▶ How to complete this task
Of all the lines in the entries below, give again exactly those starting at the line containing "const float M = fmaxf(bt.v, bs.v);" and ending at the line containing "-INFINITY, Sr = 0.f;", both ends included, and no others.

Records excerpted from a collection
◆ ◆ ◆ ◆ ◆

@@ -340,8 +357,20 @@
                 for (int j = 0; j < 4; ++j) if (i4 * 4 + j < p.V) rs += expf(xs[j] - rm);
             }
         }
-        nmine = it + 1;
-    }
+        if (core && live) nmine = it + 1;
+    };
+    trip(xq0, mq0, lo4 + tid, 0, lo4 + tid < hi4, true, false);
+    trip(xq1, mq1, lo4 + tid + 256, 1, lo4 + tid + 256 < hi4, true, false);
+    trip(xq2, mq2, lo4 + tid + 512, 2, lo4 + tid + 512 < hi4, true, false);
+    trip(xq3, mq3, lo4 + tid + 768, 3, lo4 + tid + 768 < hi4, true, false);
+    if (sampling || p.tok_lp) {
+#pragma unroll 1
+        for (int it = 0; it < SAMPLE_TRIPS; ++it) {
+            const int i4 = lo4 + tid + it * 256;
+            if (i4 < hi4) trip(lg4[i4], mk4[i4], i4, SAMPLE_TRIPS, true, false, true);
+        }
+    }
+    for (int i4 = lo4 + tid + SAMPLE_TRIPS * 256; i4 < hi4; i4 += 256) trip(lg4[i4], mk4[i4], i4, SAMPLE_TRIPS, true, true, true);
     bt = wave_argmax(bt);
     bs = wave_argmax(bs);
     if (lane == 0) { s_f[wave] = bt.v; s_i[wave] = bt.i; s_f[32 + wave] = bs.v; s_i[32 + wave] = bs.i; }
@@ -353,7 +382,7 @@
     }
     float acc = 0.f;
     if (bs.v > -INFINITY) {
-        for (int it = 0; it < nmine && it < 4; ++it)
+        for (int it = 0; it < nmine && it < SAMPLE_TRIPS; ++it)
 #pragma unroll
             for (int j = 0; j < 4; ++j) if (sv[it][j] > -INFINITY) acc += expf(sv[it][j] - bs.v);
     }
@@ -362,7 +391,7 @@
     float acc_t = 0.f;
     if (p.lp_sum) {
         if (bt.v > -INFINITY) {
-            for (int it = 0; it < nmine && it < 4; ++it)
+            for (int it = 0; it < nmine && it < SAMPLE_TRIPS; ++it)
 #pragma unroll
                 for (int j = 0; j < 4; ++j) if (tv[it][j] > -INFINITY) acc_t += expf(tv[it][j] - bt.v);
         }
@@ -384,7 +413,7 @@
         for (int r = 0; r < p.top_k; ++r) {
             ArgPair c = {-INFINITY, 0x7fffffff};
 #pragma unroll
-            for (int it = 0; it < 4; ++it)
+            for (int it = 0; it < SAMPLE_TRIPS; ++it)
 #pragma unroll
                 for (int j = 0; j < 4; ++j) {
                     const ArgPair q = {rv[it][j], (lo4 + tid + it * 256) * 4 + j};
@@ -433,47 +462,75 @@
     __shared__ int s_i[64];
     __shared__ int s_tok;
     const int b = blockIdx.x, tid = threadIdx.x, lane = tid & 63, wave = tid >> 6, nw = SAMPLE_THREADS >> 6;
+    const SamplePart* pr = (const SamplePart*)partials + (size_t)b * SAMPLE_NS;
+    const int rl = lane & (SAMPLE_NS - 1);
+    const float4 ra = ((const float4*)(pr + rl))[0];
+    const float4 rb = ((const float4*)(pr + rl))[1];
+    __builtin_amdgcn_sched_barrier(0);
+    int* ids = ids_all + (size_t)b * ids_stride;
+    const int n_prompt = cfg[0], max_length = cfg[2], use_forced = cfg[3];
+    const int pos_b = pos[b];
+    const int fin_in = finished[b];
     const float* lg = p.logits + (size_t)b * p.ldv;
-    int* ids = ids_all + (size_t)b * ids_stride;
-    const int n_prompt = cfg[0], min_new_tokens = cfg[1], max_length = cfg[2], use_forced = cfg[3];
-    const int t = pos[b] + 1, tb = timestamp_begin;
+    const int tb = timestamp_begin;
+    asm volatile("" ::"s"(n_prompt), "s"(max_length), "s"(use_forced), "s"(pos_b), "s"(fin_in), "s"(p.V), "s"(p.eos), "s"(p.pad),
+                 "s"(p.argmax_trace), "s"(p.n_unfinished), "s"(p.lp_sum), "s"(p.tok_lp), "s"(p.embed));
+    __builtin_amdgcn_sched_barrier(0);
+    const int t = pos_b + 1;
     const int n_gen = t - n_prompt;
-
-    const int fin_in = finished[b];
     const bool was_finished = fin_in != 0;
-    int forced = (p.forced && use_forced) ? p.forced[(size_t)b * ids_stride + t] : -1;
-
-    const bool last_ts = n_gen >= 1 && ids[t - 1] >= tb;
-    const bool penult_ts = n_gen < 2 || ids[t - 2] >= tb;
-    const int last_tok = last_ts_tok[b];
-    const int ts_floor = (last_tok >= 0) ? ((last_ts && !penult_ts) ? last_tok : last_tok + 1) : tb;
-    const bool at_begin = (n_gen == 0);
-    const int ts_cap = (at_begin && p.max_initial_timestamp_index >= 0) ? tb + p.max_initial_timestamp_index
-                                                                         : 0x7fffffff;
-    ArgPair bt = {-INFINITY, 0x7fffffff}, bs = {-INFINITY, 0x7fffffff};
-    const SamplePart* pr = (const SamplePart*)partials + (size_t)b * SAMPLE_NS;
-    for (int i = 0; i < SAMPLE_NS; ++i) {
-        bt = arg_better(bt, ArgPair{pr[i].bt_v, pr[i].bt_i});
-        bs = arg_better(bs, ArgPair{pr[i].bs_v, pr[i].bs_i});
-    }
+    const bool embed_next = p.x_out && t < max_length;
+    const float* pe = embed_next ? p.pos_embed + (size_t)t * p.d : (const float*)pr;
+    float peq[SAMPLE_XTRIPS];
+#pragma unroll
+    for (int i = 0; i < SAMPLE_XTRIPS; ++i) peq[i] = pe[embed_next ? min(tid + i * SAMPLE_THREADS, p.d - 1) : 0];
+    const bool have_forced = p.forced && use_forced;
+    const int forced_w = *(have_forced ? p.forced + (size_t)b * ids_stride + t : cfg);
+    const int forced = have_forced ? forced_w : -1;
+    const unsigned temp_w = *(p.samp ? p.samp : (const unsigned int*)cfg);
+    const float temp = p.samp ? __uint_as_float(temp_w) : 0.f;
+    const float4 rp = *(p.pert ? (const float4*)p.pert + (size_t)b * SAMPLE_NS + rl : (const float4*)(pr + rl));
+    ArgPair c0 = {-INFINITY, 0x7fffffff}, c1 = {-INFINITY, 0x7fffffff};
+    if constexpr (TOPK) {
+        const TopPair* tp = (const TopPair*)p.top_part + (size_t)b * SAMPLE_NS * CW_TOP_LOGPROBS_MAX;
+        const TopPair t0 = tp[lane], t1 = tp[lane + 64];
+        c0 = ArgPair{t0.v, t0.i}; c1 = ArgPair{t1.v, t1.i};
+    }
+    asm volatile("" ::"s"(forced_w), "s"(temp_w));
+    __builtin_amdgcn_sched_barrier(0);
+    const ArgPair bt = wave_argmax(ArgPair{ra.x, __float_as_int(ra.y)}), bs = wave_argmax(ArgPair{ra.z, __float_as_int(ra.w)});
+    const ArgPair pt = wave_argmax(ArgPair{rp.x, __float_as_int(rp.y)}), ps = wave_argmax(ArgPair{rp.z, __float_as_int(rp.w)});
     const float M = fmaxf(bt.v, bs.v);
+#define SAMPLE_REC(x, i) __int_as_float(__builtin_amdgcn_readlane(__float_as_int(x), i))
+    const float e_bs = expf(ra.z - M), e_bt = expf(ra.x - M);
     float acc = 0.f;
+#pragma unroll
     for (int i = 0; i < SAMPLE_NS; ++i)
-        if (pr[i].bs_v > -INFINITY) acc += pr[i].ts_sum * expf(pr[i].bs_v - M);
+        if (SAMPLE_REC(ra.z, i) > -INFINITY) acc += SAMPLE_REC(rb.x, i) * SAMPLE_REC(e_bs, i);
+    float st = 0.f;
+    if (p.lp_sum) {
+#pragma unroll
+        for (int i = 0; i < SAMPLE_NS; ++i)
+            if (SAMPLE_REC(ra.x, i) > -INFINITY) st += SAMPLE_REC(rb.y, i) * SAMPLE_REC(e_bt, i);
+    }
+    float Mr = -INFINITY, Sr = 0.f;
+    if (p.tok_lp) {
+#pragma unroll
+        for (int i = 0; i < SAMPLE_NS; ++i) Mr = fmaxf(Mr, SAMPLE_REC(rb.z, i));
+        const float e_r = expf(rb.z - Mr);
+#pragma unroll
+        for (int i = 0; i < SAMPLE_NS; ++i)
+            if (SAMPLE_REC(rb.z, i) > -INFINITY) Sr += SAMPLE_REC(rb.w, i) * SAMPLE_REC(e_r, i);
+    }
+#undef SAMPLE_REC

◆ ◆ ◆ ◆ ◆

▶ Finished exercise
     const float M = fmaxf(bt.v, bs.v);
+#define SAMPLE_REC(x, i) __int_as_float(__builtin_amdgcn_readlane(__float_as_int(x), i))
+    const float e_bs = expf(ra.z - M), e_bt = expf(ra.x - M);
     float acc = 0.f;
+#pragma unroll
     for (int i = 0; i < SAMPLE_NS; ++i)
-        if (pr[i].bs_v > -INFINITY) acc += pr[i].ts_sum * expf(pr[i].bs_v - M);
+        if (SAMPLE_REC(ra.z, i) > -INFINITY) acc += SAMPLE_REC(rb.x, i) * SAMPLE_REC(e_bs, i);
+    float st = 0.f;
+    if (p.lp_sum) {
+#pragma unroll
+        for (int i = 0; i < SAMPLE_NS; ++i)
+            if (SAMPLE_REC(ra.x, i) > -INFINITY) st += SAMPLE_REC(rb.y, i) * SAMPLE_REC(e_bt, i);
+    }
+    float Mr = -INFINITY, Sr = 0.f;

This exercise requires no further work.